What this task involves: Using the records below, copy every line that holds the string "anorm".

Extracted material:

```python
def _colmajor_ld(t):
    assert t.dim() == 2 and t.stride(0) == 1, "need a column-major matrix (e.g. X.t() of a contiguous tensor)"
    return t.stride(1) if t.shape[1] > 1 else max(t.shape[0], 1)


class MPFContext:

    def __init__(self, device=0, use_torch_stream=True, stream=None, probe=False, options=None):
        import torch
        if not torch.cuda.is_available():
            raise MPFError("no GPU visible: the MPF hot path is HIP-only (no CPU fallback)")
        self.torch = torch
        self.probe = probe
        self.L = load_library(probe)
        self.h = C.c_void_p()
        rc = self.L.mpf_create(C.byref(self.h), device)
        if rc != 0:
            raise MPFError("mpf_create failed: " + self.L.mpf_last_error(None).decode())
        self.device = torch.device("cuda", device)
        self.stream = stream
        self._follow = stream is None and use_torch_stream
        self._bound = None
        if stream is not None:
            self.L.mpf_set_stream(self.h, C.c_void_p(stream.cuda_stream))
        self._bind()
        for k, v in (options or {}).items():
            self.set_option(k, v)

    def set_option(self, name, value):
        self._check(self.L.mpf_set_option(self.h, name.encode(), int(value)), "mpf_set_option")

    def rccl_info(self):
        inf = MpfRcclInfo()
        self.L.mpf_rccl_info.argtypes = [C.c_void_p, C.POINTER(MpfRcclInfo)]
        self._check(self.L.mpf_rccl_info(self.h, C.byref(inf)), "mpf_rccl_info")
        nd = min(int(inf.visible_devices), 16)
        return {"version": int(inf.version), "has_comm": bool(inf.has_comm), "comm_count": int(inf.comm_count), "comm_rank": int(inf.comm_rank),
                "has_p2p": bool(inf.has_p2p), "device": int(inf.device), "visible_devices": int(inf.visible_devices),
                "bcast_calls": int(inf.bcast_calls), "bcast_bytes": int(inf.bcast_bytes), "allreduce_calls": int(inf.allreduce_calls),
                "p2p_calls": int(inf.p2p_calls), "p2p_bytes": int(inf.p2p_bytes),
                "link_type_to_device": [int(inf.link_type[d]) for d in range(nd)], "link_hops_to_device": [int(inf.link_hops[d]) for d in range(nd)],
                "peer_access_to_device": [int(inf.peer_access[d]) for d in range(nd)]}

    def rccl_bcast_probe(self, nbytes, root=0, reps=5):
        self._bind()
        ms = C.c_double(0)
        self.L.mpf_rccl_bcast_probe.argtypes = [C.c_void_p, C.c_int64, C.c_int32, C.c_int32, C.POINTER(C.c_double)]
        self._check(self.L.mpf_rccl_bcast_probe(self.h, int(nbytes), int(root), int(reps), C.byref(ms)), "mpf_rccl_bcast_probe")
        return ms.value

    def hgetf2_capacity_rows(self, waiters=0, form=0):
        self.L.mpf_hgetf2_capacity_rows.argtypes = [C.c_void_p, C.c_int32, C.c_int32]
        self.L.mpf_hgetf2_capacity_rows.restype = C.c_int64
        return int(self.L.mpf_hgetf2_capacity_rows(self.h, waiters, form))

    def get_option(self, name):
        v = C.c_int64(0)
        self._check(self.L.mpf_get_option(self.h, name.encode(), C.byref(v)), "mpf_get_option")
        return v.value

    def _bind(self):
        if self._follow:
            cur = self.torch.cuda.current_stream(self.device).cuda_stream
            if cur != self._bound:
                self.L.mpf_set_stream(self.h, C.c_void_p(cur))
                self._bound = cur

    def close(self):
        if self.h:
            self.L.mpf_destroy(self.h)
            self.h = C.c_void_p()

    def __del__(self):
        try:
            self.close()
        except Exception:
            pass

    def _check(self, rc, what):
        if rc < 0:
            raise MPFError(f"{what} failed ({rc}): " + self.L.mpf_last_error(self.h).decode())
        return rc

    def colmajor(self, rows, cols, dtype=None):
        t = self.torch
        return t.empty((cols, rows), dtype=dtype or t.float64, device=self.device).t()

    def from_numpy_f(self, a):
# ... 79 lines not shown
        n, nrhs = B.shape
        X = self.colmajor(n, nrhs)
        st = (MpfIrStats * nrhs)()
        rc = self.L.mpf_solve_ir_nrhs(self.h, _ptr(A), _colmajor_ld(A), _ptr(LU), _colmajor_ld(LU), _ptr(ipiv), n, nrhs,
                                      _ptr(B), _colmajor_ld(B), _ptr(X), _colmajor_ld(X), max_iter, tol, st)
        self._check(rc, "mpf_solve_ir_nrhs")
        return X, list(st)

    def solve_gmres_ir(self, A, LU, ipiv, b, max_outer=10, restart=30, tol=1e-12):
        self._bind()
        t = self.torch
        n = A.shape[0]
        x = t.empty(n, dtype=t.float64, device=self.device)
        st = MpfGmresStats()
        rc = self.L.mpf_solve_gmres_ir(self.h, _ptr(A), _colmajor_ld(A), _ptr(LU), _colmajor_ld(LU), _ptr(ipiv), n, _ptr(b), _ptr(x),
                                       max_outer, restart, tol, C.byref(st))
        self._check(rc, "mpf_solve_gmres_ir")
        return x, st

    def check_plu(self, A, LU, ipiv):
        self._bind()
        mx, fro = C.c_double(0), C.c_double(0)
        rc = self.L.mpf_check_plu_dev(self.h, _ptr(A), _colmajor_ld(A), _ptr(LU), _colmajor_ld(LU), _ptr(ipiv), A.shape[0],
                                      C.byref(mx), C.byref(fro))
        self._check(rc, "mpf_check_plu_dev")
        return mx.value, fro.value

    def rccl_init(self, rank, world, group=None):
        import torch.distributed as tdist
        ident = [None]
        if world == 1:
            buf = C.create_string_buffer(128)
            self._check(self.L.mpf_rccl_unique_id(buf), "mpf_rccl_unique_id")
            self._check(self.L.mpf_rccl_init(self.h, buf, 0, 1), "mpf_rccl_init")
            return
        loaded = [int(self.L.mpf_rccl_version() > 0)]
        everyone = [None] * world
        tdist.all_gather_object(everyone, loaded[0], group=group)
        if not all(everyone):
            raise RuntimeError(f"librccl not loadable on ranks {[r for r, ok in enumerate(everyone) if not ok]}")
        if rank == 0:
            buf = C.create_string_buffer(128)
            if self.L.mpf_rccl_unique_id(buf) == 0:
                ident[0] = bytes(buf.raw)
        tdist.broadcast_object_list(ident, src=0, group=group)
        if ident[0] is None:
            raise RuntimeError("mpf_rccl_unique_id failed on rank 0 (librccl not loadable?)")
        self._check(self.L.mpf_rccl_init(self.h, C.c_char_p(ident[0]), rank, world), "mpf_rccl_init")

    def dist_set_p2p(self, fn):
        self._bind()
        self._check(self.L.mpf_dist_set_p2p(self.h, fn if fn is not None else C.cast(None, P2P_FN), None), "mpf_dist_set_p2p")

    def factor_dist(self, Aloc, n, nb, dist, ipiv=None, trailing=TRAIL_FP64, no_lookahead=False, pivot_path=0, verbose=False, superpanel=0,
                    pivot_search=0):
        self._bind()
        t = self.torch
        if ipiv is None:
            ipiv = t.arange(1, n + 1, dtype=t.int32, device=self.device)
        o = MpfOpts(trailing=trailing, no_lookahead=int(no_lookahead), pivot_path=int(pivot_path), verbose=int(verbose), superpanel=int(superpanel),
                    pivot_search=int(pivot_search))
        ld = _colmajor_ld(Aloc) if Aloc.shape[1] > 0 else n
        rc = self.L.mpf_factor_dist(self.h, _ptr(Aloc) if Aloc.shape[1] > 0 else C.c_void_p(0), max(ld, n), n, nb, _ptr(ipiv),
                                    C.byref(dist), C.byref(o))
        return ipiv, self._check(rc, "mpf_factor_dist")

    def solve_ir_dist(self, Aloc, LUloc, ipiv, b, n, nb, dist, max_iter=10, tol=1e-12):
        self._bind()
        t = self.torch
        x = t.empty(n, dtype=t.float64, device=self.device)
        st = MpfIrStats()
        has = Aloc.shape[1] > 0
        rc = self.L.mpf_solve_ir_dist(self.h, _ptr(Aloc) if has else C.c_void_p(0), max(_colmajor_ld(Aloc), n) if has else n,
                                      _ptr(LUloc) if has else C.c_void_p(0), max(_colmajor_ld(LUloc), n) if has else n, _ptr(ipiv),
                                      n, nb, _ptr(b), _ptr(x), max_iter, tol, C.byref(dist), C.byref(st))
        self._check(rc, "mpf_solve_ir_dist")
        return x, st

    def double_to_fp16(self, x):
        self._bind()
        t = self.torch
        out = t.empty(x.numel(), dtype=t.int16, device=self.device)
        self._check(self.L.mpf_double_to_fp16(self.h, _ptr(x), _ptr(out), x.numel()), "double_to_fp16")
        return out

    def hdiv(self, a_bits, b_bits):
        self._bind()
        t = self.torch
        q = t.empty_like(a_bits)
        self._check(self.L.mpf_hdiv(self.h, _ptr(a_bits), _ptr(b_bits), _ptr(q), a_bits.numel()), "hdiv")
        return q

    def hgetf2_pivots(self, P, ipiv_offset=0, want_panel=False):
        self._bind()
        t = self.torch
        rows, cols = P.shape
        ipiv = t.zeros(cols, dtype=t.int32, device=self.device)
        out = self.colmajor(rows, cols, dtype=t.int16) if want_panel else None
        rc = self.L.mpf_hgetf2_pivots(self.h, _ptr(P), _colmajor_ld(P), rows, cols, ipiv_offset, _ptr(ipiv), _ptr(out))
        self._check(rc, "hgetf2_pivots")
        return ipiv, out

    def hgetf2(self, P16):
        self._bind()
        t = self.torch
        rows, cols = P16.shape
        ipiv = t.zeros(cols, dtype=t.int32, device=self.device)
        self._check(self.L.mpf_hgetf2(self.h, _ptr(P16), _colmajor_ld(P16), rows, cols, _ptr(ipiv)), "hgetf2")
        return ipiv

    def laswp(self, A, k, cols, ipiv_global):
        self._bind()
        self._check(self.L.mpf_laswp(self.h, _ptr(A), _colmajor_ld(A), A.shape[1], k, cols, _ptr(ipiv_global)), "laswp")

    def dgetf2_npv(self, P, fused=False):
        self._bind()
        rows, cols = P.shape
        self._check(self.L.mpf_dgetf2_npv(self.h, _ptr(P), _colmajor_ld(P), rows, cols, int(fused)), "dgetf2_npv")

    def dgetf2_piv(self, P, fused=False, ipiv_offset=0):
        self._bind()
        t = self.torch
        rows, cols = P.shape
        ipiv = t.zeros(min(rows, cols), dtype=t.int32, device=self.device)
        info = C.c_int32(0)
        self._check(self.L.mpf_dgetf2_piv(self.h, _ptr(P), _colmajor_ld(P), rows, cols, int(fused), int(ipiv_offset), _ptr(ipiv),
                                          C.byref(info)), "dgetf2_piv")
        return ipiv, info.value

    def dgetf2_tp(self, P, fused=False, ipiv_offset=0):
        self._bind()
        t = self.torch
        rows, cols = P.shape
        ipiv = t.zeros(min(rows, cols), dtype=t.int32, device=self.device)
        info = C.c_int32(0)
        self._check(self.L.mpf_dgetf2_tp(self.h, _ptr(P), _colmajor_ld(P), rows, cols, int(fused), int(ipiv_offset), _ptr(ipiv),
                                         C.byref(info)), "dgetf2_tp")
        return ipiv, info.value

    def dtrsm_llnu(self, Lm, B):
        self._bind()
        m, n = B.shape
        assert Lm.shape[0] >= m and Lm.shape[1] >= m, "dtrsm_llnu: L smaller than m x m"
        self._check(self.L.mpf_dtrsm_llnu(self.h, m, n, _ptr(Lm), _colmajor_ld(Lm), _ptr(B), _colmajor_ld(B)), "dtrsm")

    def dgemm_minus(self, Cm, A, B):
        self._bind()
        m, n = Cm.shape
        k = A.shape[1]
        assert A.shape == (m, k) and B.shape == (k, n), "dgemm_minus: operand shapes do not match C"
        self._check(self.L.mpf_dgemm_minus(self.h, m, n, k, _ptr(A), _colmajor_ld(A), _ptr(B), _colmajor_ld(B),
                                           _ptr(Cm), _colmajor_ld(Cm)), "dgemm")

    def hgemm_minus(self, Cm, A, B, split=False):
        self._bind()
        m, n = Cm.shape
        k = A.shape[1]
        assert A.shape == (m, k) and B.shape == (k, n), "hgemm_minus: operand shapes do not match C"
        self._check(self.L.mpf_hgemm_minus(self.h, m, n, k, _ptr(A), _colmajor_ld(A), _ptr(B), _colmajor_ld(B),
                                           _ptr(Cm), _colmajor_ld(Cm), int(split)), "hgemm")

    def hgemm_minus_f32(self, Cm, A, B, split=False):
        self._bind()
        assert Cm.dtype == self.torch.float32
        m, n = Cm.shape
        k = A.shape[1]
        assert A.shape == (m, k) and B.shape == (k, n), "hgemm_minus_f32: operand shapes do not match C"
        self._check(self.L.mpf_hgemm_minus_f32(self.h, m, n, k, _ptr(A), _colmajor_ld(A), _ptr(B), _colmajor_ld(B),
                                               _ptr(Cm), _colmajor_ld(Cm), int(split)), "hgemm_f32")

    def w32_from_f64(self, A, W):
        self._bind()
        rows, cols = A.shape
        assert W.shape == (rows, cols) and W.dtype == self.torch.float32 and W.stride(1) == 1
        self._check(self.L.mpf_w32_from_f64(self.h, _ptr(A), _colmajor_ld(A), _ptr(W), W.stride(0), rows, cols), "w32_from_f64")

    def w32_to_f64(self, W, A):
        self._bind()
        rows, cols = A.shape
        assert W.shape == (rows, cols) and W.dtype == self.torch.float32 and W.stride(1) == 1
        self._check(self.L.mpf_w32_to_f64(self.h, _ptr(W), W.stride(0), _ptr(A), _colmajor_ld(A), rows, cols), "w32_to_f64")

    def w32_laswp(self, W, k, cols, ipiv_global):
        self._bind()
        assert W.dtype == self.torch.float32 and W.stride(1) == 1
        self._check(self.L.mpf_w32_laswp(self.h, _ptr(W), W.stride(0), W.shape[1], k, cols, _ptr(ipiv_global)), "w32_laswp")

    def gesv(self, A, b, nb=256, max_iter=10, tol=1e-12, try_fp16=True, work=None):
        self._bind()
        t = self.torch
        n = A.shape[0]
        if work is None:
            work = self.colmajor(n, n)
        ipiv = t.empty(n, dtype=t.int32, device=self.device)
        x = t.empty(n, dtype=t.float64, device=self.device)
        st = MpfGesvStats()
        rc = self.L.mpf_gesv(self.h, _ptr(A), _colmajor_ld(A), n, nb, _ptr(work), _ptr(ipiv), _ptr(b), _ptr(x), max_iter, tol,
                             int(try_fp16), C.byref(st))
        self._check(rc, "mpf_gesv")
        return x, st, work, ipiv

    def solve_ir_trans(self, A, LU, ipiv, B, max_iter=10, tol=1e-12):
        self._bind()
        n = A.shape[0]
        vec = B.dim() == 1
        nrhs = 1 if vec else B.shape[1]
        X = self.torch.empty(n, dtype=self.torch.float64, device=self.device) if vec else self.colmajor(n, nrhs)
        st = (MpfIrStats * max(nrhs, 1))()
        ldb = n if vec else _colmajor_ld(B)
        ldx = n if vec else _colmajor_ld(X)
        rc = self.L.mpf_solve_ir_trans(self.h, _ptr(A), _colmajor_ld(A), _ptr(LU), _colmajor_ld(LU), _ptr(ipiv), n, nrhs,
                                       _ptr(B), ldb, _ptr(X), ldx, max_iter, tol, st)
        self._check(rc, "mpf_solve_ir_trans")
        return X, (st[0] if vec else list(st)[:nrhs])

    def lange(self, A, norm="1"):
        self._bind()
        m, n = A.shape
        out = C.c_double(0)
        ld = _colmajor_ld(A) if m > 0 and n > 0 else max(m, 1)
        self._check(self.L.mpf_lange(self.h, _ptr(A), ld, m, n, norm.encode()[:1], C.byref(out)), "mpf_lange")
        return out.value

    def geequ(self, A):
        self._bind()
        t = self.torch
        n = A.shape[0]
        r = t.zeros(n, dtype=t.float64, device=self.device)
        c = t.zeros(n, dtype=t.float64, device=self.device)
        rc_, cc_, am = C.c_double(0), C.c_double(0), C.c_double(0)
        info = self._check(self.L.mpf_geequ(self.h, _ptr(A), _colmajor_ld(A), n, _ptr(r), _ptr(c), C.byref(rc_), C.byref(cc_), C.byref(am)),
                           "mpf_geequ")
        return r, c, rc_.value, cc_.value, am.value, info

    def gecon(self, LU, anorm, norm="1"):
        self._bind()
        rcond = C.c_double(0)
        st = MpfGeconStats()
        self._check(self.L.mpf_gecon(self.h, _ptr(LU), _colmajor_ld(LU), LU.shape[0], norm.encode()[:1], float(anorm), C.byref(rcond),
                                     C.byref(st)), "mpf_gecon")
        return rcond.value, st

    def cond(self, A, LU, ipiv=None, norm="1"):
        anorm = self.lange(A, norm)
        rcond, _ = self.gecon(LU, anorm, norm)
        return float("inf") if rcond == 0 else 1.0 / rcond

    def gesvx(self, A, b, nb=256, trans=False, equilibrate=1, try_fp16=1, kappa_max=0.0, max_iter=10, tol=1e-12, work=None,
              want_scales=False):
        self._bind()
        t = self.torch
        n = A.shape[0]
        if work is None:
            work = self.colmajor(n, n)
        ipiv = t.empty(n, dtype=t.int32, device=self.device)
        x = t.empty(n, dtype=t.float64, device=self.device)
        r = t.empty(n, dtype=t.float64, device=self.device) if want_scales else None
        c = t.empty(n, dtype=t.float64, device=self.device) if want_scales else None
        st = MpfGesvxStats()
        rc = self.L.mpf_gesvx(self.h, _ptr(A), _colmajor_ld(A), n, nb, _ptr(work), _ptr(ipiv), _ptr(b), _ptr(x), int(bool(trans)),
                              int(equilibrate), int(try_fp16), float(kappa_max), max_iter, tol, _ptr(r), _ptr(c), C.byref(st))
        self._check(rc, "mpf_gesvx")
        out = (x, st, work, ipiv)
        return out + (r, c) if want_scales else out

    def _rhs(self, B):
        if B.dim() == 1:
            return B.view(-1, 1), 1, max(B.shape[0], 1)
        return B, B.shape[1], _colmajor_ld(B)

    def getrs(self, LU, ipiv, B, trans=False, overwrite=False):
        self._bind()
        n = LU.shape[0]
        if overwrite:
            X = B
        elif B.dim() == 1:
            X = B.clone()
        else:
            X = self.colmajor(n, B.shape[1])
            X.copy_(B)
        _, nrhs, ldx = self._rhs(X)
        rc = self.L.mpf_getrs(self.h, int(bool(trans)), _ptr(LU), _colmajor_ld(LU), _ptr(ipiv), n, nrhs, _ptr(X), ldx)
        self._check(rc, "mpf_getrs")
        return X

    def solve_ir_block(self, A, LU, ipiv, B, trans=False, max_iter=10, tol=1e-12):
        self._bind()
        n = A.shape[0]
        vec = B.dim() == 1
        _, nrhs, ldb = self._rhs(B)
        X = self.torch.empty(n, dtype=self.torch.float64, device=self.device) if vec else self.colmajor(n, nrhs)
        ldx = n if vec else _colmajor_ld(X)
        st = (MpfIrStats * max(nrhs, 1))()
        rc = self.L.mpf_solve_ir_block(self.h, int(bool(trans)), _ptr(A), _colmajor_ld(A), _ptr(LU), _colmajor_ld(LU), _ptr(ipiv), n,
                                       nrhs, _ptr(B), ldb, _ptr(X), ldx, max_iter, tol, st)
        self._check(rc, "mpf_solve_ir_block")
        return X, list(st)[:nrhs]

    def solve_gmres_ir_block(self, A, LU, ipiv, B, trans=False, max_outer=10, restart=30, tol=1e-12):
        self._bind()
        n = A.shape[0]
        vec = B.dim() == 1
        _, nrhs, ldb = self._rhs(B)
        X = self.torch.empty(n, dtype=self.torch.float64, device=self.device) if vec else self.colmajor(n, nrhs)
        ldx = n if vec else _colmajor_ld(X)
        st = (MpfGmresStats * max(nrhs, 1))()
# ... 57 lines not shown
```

Written solution:
    def gecon(self, LU, anorm, norm="1"):
        self._check(self.L.mpf_gecon(self.h, _ptr(LU), _colmajor_ld(LU), LU.shape[0], norm.encode()[:1], float(anorm), C.byref(rcond),
        anorm = self.lange(A, norm)
        rcond, _ = self.gecon(LU, anorm, norm)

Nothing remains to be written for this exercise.